Collected data entries:

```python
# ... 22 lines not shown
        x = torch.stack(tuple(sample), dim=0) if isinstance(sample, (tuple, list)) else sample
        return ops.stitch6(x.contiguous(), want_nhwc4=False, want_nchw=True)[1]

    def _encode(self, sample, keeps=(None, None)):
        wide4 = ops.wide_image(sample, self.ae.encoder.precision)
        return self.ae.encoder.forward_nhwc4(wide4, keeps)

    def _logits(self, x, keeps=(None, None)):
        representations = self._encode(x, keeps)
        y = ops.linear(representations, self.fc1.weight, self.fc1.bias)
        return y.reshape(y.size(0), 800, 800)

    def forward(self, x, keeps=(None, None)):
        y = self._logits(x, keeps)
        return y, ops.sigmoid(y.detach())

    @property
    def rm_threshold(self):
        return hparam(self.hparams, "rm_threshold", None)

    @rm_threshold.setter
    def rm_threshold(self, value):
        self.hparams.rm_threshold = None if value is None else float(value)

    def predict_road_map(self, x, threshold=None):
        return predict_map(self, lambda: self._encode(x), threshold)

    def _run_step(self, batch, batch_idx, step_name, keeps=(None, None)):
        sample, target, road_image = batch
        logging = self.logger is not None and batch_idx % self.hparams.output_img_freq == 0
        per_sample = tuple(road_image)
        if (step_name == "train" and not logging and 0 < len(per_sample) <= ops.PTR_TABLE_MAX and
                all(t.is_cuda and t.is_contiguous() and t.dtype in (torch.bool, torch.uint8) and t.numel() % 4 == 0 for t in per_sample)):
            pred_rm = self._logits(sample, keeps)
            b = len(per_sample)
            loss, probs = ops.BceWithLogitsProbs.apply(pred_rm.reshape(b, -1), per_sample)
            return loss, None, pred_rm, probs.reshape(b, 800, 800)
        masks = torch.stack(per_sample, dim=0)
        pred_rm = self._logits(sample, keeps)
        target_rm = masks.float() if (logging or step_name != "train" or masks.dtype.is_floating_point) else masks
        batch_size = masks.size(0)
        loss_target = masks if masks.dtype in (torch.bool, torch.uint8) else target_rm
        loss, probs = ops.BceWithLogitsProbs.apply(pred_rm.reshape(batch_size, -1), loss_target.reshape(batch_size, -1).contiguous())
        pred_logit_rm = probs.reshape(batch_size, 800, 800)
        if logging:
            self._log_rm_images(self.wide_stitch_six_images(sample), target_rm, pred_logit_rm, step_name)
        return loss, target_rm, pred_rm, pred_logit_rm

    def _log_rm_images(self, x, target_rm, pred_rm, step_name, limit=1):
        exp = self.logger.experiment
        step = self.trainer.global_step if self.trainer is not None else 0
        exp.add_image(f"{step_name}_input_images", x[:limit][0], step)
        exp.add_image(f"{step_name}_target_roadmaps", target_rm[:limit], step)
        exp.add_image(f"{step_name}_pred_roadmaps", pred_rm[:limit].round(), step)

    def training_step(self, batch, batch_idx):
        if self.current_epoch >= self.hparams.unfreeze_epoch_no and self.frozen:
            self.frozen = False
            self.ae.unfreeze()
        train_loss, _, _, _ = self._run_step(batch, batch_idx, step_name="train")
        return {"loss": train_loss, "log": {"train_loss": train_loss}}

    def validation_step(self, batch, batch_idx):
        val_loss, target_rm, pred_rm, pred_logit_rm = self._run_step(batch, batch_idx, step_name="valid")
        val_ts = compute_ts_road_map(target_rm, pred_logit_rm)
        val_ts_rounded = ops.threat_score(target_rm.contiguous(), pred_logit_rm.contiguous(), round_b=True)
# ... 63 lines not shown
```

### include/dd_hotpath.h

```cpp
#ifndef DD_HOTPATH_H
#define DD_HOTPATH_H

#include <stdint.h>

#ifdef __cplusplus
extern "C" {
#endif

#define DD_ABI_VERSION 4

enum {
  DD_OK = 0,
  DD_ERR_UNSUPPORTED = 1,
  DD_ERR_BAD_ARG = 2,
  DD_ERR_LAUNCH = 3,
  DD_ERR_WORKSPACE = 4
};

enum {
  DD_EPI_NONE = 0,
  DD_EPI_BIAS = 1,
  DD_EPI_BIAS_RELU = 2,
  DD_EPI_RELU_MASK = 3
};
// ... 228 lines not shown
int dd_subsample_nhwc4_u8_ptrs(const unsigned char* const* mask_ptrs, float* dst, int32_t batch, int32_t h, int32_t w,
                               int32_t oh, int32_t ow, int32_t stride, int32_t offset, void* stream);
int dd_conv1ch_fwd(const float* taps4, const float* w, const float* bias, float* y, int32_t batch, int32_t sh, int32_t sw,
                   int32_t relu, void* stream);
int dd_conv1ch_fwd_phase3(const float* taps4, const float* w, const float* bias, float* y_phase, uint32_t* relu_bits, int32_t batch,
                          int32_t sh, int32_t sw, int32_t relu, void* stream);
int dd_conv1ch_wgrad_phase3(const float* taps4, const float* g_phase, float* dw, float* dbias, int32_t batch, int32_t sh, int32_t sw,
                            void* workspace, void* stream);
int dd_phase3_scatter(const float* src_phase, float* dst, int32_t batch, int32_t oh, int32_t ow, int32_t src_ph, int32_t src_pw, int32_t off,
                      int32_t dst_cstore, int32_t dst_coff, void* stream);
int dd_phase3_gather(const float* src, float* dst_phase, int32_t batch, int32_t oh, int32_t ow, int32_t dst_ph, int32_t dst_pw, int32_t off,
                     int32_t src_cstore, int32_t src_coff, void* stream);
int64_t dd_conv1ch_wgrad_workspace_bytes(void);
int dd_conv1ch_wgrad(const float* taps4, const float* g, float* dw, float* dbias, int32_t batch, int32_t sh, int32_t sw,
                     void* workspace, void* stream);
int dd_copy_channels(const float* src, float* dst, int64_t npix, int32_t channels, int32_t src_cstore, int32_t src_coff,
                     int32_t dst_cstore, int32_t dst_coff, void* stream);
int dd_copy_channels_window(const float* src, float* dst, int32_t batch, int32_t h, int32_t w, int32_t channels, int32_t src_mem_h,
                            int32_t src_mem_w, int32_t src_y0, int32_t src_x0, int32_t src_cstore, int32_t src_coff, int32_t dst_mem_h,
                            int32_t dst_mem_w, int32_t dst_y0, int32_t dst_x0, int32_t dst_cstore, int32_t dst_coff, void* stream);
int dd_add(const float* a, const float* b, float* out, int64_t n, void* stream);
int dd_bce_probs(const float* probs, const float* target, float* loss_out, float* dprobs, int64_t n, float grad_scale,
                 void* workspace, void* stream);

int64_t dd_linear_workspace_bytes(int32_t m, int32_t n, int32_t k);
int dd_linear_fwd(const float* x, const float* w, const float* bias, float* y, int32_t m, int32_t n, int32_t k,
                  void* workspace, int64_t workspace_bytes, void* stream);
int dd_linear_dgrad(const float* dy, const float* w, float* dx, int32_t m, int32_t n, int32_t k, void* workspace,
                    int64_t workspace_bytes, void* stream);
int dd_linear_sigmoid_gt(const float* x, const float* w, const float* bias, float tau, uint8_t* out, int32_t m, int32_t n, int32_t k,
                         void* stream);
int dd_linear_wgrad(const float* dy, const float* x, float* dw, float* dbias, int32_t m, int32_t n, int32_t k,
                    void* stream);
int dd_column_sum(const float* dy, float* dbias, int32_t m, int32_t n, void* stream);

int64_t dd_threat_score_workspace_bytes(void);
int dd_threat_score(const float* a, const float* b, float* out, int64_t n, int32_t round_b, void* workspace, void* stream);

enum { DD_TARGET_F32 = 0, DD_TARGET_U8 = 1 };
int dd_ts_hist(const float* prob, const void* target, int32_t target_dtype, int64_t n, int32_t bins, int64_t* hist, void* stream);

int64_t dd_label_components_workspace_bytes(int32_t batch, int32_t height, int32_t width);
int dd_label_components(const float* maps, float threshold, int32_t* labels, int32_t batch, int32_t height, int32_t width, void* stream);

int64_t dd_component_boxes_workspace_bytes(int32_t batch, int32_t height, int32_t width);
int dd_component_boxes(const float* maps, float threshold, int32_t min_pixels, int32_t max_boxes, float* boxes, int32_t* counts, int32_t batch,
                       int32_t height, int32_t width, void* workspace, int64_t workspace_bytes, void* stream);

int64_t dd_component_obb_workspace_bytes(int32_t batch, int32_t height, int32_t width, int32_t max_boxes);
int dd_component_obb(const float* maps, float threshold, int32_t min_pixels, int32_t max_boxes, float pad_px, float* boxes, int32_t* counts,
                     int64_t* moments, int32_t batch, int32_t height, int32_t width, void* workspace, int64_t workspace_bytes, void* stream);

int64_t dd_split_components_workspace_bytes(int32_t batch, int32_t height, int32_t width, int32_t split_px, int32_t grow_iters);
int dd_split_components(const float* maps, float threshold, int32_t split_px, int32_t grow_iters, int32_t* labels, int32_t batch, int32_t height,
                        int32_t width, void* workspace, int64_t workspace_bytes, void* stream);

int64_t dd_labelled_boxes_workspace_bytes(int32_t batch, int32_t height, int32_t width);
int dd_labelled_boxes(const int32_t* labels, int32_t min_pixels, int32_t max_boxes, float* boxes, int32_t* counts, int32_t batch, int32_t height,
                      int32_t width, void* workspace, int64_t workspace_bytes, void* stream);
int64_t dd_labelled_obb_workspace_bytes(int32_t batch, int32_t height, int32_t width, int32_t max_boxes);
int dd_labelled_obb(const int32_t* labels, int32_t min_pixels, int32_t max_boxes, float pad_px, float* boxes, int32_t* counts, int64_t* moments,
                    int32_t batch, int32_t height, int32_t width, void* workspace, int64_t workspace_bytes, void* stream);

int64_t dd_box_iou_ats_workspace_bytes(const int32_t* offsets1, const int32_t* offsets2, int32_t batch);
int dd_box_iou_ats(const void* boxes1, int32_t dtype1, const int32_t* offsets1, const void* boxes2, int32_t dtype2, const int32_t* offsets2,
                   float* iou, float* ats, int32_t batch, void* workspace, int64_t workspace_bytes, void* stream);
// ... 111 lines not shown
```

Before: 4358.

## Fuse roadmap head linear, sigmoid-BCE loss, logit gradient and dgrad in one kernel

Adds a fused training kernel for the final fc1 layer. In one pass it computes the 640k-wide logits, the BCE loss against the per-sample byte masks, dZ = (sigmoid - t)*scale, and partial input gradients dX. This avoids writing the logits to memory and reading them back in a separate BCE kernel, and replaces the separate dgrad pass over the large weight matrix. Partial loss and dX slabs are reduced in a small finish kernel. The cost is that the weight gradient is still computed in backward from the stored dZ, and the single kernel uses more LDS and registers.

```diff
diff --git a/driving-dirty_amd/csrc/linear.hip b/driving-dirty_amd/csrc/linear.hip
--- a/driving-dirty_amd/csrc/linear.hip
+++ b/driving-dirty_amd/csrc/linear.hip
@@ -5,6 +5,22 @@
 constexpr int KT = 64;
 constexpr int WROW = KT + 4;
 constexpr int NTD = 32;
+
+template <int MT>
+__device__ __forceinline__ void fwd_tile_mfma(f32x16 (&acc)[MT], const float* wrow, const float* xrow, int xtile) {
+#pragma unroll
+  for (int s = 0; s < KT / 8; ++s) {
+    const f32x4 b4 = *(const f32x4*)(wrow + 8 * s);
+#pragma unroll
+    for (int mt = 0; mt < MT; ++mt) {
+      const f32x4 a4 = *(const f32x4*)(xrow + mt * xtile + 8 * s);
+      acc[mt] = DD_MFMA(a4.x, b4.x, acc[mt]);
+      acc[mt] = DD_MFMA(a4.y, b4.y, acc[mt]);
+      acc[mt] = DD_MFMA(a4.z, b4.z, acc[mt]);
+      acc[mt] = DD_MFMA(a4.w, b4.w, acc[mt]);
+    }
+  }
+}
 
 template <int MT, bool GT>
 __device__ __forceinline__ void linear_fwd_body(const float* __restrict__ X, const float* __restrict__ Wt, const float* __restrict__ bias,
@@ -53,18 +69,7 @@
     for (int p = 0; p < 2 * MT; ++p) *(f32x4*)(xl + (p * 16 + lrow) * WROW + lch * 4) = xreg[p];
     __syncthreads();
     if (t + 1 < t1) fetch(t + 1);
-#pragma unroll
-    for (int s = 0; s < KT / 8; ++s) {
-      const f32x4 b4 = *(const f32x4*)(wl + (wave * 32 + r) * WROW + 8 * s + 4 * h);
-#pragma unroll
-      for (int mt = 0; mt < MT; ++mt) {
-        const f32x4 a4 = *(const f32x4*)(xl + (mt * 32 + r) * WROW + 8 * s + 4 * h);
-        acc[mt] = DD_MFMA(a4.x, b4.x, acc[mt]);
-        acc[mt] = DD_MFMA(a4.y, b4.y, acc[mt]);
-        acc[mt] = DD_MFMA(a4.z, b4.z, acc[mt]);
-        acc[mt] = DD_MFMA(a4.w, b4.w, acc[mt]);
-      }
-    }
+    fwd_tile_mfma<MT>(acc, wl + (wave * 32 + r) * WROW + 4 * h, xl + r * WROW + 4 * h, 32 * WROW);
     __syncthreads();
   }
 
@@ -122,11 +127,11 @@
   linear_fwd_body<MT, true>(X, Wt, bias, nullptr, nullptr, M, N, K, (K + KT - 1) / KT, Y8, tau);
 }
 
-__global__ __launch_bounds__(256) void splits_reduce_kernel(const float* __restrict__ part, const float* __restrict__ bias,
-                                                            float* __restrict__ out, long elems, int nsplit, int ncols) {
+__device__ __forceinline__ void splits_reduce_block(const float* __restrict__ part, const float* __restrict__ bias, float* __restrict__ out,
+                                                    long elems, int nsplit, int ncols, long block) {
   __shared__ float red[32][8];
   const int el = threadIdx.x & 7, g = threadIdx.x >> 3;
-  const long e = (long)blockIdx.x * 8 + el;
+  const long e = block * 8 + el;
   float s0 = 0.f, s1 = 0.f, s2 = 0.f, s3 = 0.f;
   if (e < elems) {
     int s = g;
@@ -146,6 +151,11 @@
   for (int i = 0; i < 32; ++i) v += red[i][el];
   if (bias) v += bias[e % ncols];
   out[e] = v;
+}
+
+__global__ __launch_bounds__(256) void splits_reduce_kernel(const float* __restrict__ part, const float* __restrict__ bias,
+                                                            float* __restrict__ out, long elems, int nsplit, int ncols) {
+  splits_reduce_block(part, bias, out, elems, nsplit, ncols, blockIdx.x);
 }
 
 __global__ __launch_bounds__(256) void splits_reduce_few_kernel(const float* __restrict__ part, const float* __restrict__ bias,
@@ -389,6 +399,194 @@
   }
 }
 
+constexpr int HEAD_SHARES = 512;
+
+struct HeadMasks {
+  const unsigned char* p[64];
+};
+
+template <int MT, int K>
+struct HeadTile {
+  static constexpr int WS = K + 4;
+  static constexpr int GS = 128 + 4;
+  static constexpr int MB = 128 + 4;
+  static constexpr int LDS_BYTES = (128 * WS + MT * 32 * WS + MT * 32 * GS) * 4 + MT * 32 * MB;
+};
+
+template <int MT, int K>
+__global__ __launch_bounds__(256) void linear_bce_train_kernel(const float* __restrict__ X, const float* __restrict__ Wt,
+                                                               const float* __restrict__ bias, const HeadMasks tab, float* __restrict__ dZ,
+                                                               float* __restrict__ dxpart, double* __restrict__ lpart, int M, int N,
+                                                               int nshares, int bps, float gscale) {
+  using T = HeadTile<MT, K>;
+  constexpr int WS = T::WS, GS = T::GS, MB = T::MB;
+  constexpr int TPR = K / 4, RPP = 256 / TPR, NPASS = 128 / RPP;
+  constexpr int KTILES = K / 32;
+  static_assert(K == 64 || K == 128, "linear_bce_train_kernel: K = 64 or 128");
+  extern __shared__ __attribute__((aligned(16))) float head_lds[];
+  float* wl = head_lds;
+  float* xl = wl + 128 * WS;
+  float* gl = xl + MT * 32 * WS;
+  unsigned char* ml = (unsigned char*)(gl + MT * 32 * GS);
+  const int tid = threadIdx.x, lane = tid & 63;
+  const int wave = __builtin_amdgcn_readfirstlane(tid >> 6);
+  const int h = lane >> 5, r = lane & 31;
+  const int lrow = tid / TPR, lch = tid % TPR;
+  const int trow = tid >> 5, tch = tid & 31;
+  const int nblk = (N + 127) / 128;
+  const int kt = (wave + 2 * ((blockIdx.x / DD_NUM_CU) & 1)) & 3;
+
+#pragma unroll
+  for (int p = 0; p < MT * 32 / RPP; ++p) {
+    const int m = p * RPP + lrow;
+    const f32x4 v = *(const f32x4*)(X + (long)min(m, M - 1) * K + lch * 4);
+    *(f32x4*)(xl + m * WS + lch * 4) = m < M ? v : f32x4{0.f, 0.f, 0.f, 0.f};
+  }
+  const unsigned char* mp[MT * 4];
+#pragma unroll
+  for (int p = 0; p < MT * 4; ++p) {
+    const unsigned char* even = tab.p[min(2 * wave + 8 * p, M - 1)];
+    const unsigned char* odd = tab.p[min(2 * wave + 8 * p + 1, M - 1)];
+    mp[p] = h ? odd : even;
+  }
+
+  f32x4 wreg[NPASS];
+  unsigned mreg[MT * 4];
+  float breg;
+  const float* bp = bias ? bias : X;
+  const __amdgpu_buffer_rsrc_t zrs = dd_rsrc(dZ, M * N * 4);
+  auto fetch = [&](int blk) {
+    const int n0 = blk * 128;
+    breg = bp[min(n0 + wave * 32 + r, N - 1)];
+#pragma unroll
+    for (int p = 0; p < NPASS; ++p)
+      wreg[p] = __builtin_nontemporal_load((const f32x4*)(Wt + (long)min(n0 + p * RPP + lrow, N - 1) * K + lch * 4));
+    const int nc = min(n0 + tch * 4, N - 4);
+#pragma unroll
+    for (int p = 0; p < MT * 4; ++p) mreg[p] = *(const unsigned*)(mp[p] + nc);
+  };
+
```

WHAT TO DO: Show all lines in the records above that hold "xtile".

SOLUTION FOR THIS EXERCISE:
+__device__ __forceinline__ void fwd_tile_mfma(f32x16 (&acc)[MT], const float* wrow, const float* xrow, int xtile) {
+      const f32x4 a4 = *(const f32x4*)(xrow + mt * xtile + 8 * s);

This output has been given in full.